Sie wollte nie das Orakel von Manhattan werden, als das Amerika sie sah. Rätselsprüche wie politische Gratisbekenntnisse waren ihr verhasst.

Von Gregor Dotzauer

Sie wollte nie das Orakel von Manhattan werden, als das Amerika sie sah. Rätselsprüche wie politische Gratisbekenntnisse waren ihr verhasst.
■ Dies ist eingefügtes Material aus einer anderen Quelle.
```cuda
template <int BNK>
static int launch_attn(const vc_attn_desc& d, cudaStream_t stream) {
  using Cfg = AttnCfg<BNK>;
  AttnParams p;
  memset(&p, 0, sizeof(p));
  {
    uint64_t dims[4] = {64, (uint64_t)d.heads, (uint64_t)d.Nq, (uint64_t)d.B};
    uint64_t str[3] = {128, (uint64_t)d.ldq * 2, (uint64_t)d.ldq * 2 * d.Nq};
    uint32_t box[4] = {64, 1, ATT_BM, 1};
    int rc = encode_tmap_f16(&p.tmap_q, d.q, 4, dims, str, box);
    if (rc) return rc;
  }
  const int shared = d.kv_batch_stride == 0;
  {
    uint64_t dims[4] = {64, (uint64_t)d.heads, (uint64_t)d.Nk, (uint64_t)(shared ? 1 : d.B)};
    uint64_t strk[3] = {128, (uint64_t)d.ldk * 2, (uint64_t)(shared ? (long long)d.ldk * d.Nk : d.kv_batch_stride) * 2};
    uint64_t strv[3] = {128, (uint64_t)d.ldv * 2, (uint64_t)(shared ? (long long)d.ldv * d.Nk : d.kv_batch_stride) * 2};
    uint32_t box[4] = {64, 1, (uint32_t)BNK, 1};
    int rc = encode_tmap_f16(&p.tmap_k, d.k, 4, dims, strk, box);
    if (rc) return rc;
    rc = encode_tmap_f16(&p.tmap_v, d.v, 4, dims, strv, box);
    if (rc) return rc;
  }
  p.out = static_cast<__half*>(d.out); p.ldo = d.ldo; p.Nq = d.Nq; p.Nk = d.Nk; p.kv_shared = shared;
  p.scale_log2 = d.scale * 1.4426950408889634f;
  p.accumulate = d.accumulate;
  static DeviceOnce configured;
  if (device_once_needed(configured)) {
    VC_CHECK_CUDA(cudaFuncSetAttribute(flash_attn_d64_kernel<BNK>, cudaFuncAttributeMaxDynamicSharedMemorySize, Cfg::SMEM));
    device_once_mark(configured);
  }
  dim3 grid((d.Nq + ATT_BM - 1) / ATT_BM, d.heads, d.B);
  flash_attn_d64_kernel<BNK><<<grid, ATT_THREADS, Cfg::SMEM, stream>>>(p);
  VC_CHECK_CUDA(cudaGetLastError());
  return VC_OK;
}

int flash_attn_d64(const vc_attn_desc& d, cudaStream_t stream) {
  VC_REQUIRE(d.q && d.k && d.v && d.out, "flash_attn: null pointer");
  VC_REQUIRE(d.Nq > 0 && d.Nk > 0 && d.B > 0 && d.heads > 0, "flash_attn: empty problem");
  VC_REQUIRE(d.ldq % 8 == 0 && d.ldk % 8 == 0 && d.ldv % 8 == 0 && d.ldo % 8 == 0, "flash_attn: pitches must be multiples of 8");
  VC_REQUIRE(d.kv_batch_stride % 8 == 0, "flash_attn: kv batch stride must be a multiple of 8");
  const int mode = bn64_mode();
  if (mode == 1 || (mode < 0 && d.Nk <= 1024)) return launch_attn<64>(d, stream);
  return launch_attn<128>(d, stream);
}

}
```

Before: 2.593.

## Add warp-specialized pipelined flash-attention kernel for the 128-wide KV tile path

Adds a new BNK=128 attention kernel. It uses producer warps with reduced registers (setmaxnreg), separate K and V full/empty barriers across 4 stages, and MMA warpgroups that overlap the next tile's QK^T wgmma with the current PV wgmma and softmax. It also skips the output rescale when alpha is 1 across the warp. The aim is to hide softmax latency and TMA waits behind tensor-core work, at the cost of more shared memory, 384 threads and higher register pressure. The BNK=64 path keeps the original kernel, with the softmax and store pulled out into shared helpers.

```diff
diff --git a/viewcrafter_b200/csrc/attention.cu b/viewcrafter_b200/csrc/attention.cu
--- a/viewcrafter_b200/csrc/attention.cu
+++ b/viewcrafter_b200/csrc/attention.cu
@@ -17,15 +17,18 @@
 };
 
 static constexpr int ATT_BM = 128, ATT_D = 64;
-static constexpr int ATT_THREADS = 288;
 static constexpr int ATT_Q_BYTES = ATT_BM * ATT_D * 2;
 
 template <int BNK>
 struct AttnCfg {
   static constexpr int KV_BYTES = BNK * ATT_D * 2;
-  static constexpr int SMEM = ATT_Q_BYTES + 4 * KV_BYTES + 1024 + 256;
+  static constexpr int STAGES = BNK == 64 ? 2 : 4;
+  static constexpr int THREADS = BNK == 64 ? 288 : 384;
+  static constexpr int SMEM = ATT_Q_BYTES + 2 * STAGES * KV_BYTES + 1024 + 256;
   static constexpr int MIN_CTAS = BNK == 64 ? 2 : 1;
 };
+static constexpr int ATT_LAUNCH_REGS = 168, ATT_PRODUCER_REGS = 24, ATT_MMA_REGS = 240;
+static_assert(128 * ATT_PRODUCER_REGS + 256 * ATT_MMA_REGS <= ATT_LAUNCH_REGS * AttnCfg<128>::THREADS, "register split exceeds the CTA's allocation");
 
 __device__ __forceinline__ float ex2f(float x) {
   float y;
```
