@@ -555,6 +556,31 @@
     for (int t = 0; t < T; ++t)
       if (!Wt[t].empty()) std::memcpy(&wfac[(size_t)t * wrows * Sp], Wt[t].data(), sizeof(double) * Wt[t].size());
     {
+      const int ntw = wrows / 64, nks = Sp / 32;
+      wi8.assign((size_t)T * ntw * nks * 7 * 2048, 0);
+      wcolf.assign((size_t)T * wrows, 0.0);
+      for (int t = 0; t < T; ++t) {
+        if (d.qf_rank[t] == 0) continue;
+        for (int e = 0; e < wrows; ++e) {
+          const double* col = &wfac[((size_t)t * wrows + e) * Sp];
+          double mx = 0.0;
+          for (int k = 0; k < Sp; ++k) mx = std::max(mx, std::fabs(col[k]));
+          if (mx == 0.0) continue;
+          int ec = 0;
+          std::frexp(mx, &ec);
+          wcolf[(size_t)t * wrows + e] = std::ldexp(1.0, ec - 30);
+          const int jt = e / 64, c = e % 64;
+          for (int k = 0; k < Sp; ++k) {
+            const long long X = std::llrint(std::ldexp(col[k], 55 - ec));
+            const int ks = k / 32, kb = k % 32;
+            uint8_t* blk = &wi8[(((size_t)t * ntw + jt) * nks + ks) * 7 * 2048];
+            const size_t off = (size_t)(c / 8) * 256 + (kb / 16) * 128 + (c % 8) * 16 + kb % 16;
+            for (int p = 0; p < 7; ++p) blk[(size_t)p * 2048 + off] = (uint8_t)((unsigned long long)X >> (8 * (6 - p)));
+          }
+        }
+      }
+    }
+    {
       int tr = 0;
       for (int t = 0; t < T; ++t) if (d.qf_tiles[t] > d.qf_tiles[tr]) tr = t;
       std::vector<std::pair<double, int>> cost;
@@ -580,8 +606,11 @@
   RFINV_TRY(upload(h->h_vs_ref, &h->d_vs_ref));
   RFINV_TRY(upload(rpad, &h->d_r_inv));
   RFINV_TRY(upload(wfac, &h->d_w_fac));
+  RFINV_TRY(upload(wi8, &h->d_w_i8));
+  RFINV_TRY(upload(wcolf, &h->d_w_colf));
 #undef RFINV_TRY
   d.flt = h->d_flt; d.tw = h->d_tw; d.chirp = h->d_chirp; d.chirp_b = h->d_chirp_b; d.twq = h->d_twq; d.obs = h->d_obs; d.vp_ref = h->d_vp_ref; d.vs_ref = h->d_vs_ref; d.r_inv = h->d_r_inv; d.w_fac = h->d_w_fac;
+  d.w_i8 = h->d_w_i8; d.w_colf = h->d_w_colf;
   cudaError_t e = cudaStreamCreateWithFlags(&h->stream, cudaStreamNonBlocking);
   if (e != cudaSuccess) { rfinv_set_error("cudaStreamCreate: %s", cudaGetErrorString(e)); rfinv_destroy(h); return RFINV_ERR_CUDA; }
   h->own_stream = true;
@@ -597,6 +626,7 @@
   rfinv_comm_destroy(h);
   h->free_workspace();
   cudaFree(h->d_flt); cudaFree(h->d_tw); cudaFree(h->d_chirp); cudaFree(h->d_chirp_b); cudaFree(h->d_twq); cudaFree(h->d_obs); cudaFree(h->d_vp_ref); cudaFree(h->d_vs_ref); cudaFree(h->d_r_inv); cudaFree(h->d_w_fac);
+  cudaFree(h->d_w_i8); cudaFree(h->d_w_colf);
   if (h->own_stream && h->stream) cudaStreamDestroy(h->stream);
   if (h->stream_copy) {
     cudaStreamSynchronize(h->stream_copy);
diff --git a/rf_inv_b200/csrc/likelihood.cu b/rf_inv_b200/csrc/likelihood.cu
--- a/rf_inv_b200/csrc/likelihood.cu
+++ b/rf_inv_b200/csrc/likelihood.cu
@@ -58,7 +58,7 @@
     const int next = s_next;
     int next_raw = 0;
     if (tid == 0) next_raw = atomicAdd(work, 1);
-    if (row0 < n_rows && jt < ntile_t) {
+    if (row0 < n_rows && jt < ntile_t && rank == 0) {
       if (tid < TM) {
         int r = row0 + tid;
         r = r < n_rows ? r : n_rows - 1;
@@ -66,20 +66,8 @@
       }
       __syncthreads();
       const double* __restrict__ Mt = misfit + (size_t)t * C * Sp;
-      const double* __restrict__ Rt = rank > 0 ? cfg.w_fac + (size_t)t * cfg.qf_wrows * Sp : cfg.r_inv + (size_t)t * Sp * Sp;
-      int jw = 4, koff = 0, nk = (jt + 1) * (TN / TK);
-      if (rank > 0) {
-        int cols_tile = rank - jt * TN;
-        nk = Sp / TK;
-        if (cfg.qf_split[t]) {
-          const int rs = cfg.qf_rank_s[t], ts = (rs + TN - 1) / TN;
-          cols_tile = jt < ts ? rs - jt * TN : (rank - rs) - (jt - ts) * TN;
-          koff = jt < ts ? 0 : Sp >> 1;
-          nk = (Sp >> 1) / TK;
-        }
-        const int nfrag = cols_tile >= TN ? 8 : (cols_tile <= 0 ? 0 : (cols_tile + 7) >> 3);
-        jw = (nfrag + 1 - wn) >> 1;
-      }
+      const double* __restrict__ Rt = cfg.r_inv + (size_t)t * Sp * Sp;
+      const int nk = (jt + 1) * (TN / TK);
       const double* a_src[4];
       int cp_off[4], cp_row[4];
 #pragma unroll
@@ -88,14 +76,14 @@
         const int row = id >> 3, seg = id & 7;
         cp_row[q] = row;
         cp_off[q] = row * LDS_STRIDE + seg * 2;
-        a_src[q] = Mt + (size_t)s_rows[row] * Sp + seg * 2 + koff;
+        a_src[q] = Mt + (size_t)s_rows[row] * Sp + seg * 2;
       }
       double acc[4][4][2];
 #pragma unroll
       for (int i = 0; i < 4; ++i)
 #pragma unroll
         for (int j = 0; j < 4; ++j) acc[i][j][0] = acc[i][j][1] = 0.0;
-      const double* b_base = Rt + (size_t)(jt * TN) * Sp + koff;
+      const double* b_base = Rt + (size_t)(jt * TN) * Sp;
 #pragma unroll
       for (int q = 0; q < 4; ++q) {
         cp_async16(&sA[0][cp_off[q]], a_src[q]);
@@ -115,7 +103,7 @@
           }
           cp_async_commit();
         }
-        if (rank == 0 && ks == jt * (TN / TK) && jt > 0) {
+        if (ks == jt * (TN / TK) && jt > 0) {
 #pragma unroll
           for (int i = 0; i < 4; ++i)
 #pragma unroll
@@ -130,35 +118,21 @@
           for (int i = 0; i < 4; ++i) a[i] = A[i * 8 * LDS_STRIDE + kk];
 #pragma unroll
           for (int j = 0; j < 4; ++j) b[j] = B[j * 16 * LDS_STRIDE + kk];
-          if (jw == 4) {
-#pragma unroll
-            for (int i = 0; i < 4; ++i)
-#pragma unroll
-              for (int j = 0; j < 4; ++j) dmma884(acc[i][j][0], acc[i][j][1], a[i], b[j]);
-          } else {
-#pragma unroll
-            for (int j = 0; j < 4; ++j)
-              if (j < jw) {
-#pragma unroll
-                for (int i = 0; i < 4; ++i) dmma884(acc[i][j][0], acc[i][j][1], a[i], b[j]);
-              }
-          }
+#pragma unroll
+          for (int i = 0; i < 4; ++i)
+#pragma unroll
+            for (int j = 0; j < 4; ++j) dmma884(acc[i][j][0], acc[i][j][1], a[i], b[j]);
         }
       }
 #pragma unroll
       for (int i = 0; i < 4; ++i) {
         const double* mrow = Mt + (size_t)s_rows[wm * 32 + 8 * i + fr] * Sp + jt * TN + wn * 8 + 2 * fk;
         double v = 0.0;
-        if (rank > 0) {
-#pragma unroll
-          for (int j = 0; j < 4; ++j) { v = fma(acc[i][j][0], acc[i][j][0], v); v = fma(acc[i][j][1], acc[i][j][1], v); }
-        } else {
-#pragma unroll
-          for (int j = 0; j < 4; ++j) {
-            const double2 m = *reinterpret_cast<const double2*>(mrow + 16 * j);
-            v = fma(acc[i][j][0], m.x, v);
-            v = fma(acc[i][j][1], m.y, v);
-          }
+#pragma unroll
+        for (int j = 0; j < 4; ++j) {
+          const double2 m = *reinterpret_cast<const double2*>(mrow + 16 * j);
+          v = fma(acc[i][j][0], m.x, v);
+          v = fma(acc[i][j][1], m.y, v);
         }
         v += __shfl_xor_sync(0xffffffffu, v, 1);
         v += __shfl_xor_sync(0xffffffffu, v, 2);
@@ -227,33 +201,373 @@
   logl[c] = ll;
 }
 
+
+constexpr int Q8_TM = 128;
+constexpr int Q8_TN = 64;
+constexpr int Q8_TK = 32;
+constexpr int Q8_SL = 7;
+constexpr int Q8_THREADS = 256;
+constexpr int Q8_STAGES = 3;
+constexpr int Q8_CHUNK = 192;
+constexpr int Q8_A_BYTES = Q8_TM * Q8_TK;
+constexpr int Q8_B_BYTES = Q8_TN * Q8_TK;
+constexpr int Q8_STAGE_BYTES = Q8_SL * (Q8_A_BYTES + Q8_B_BYTES);
+constexpr int Q8_SMEM = Q8_STAGES * Q8_STAGE_BYTES;
+constexpr uint32_t Q8_TMEM_COLS = 512;
+#ifndef RFINV_Q8_LBO
+#define RFINV_Q8_LBO 128
+#endif
+#ifndef RFINV_Q8_SBO
+#define RFINV_Q8_SBO 256
+#endif
+constexpr uint32_t Q8_IDESC = (2u << 4) | ((uint32_t)(Q8_TN >> 3) << 17) | ((uint32_t)(Q8_TM >> 4) << 24);
+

Susan Sontag, 2004 mit 71 Jahren gestorben, hatte Erfahrungen, Haltungen und Überzeugungen, aber mindestens so viele Skrupel, damit ihren intellektuellen Ort zu bestimmen. „Die erste Verpflichtung eines Schriftstellers“, erklärte sie einmal, „besteht nicht darin, Meinungen zu haben, sondern die Wahrheit zu schreiben und sich zu weigern, ein Komplize von Lügen und Desinformation zu werden. Literatur ist der Ausdruck von Nuancierung und Widerstand gegen die Stimmen der Vereinfachung.“

Susan Sontag wollte alles können: das mitreißende Reden und das komplexe Schreiben, das Verfassen von bewegenden Romanen wie von klugen Essays, das Erfinden und Inszenieren von Theaterstücken wie das Drehen von Filmen. Nichts von alledem tat sie als Dilettantin. Doch ihr Erfolg als Essayistin bestätigte ihr stärkstes Talent. Von der Autorin der „Notes on Camp“, die 1964 in der „Partisan Review“ ihre Karriere auf den Weg brachten, wird man noch in Jahrzehnten reden, auch von ihrem persönlichsten Buch „Krankheit als Metapher“, das man mit seinem Nachdenken über das Zerstörungswerk des Krebs als Epitaph lesen muss.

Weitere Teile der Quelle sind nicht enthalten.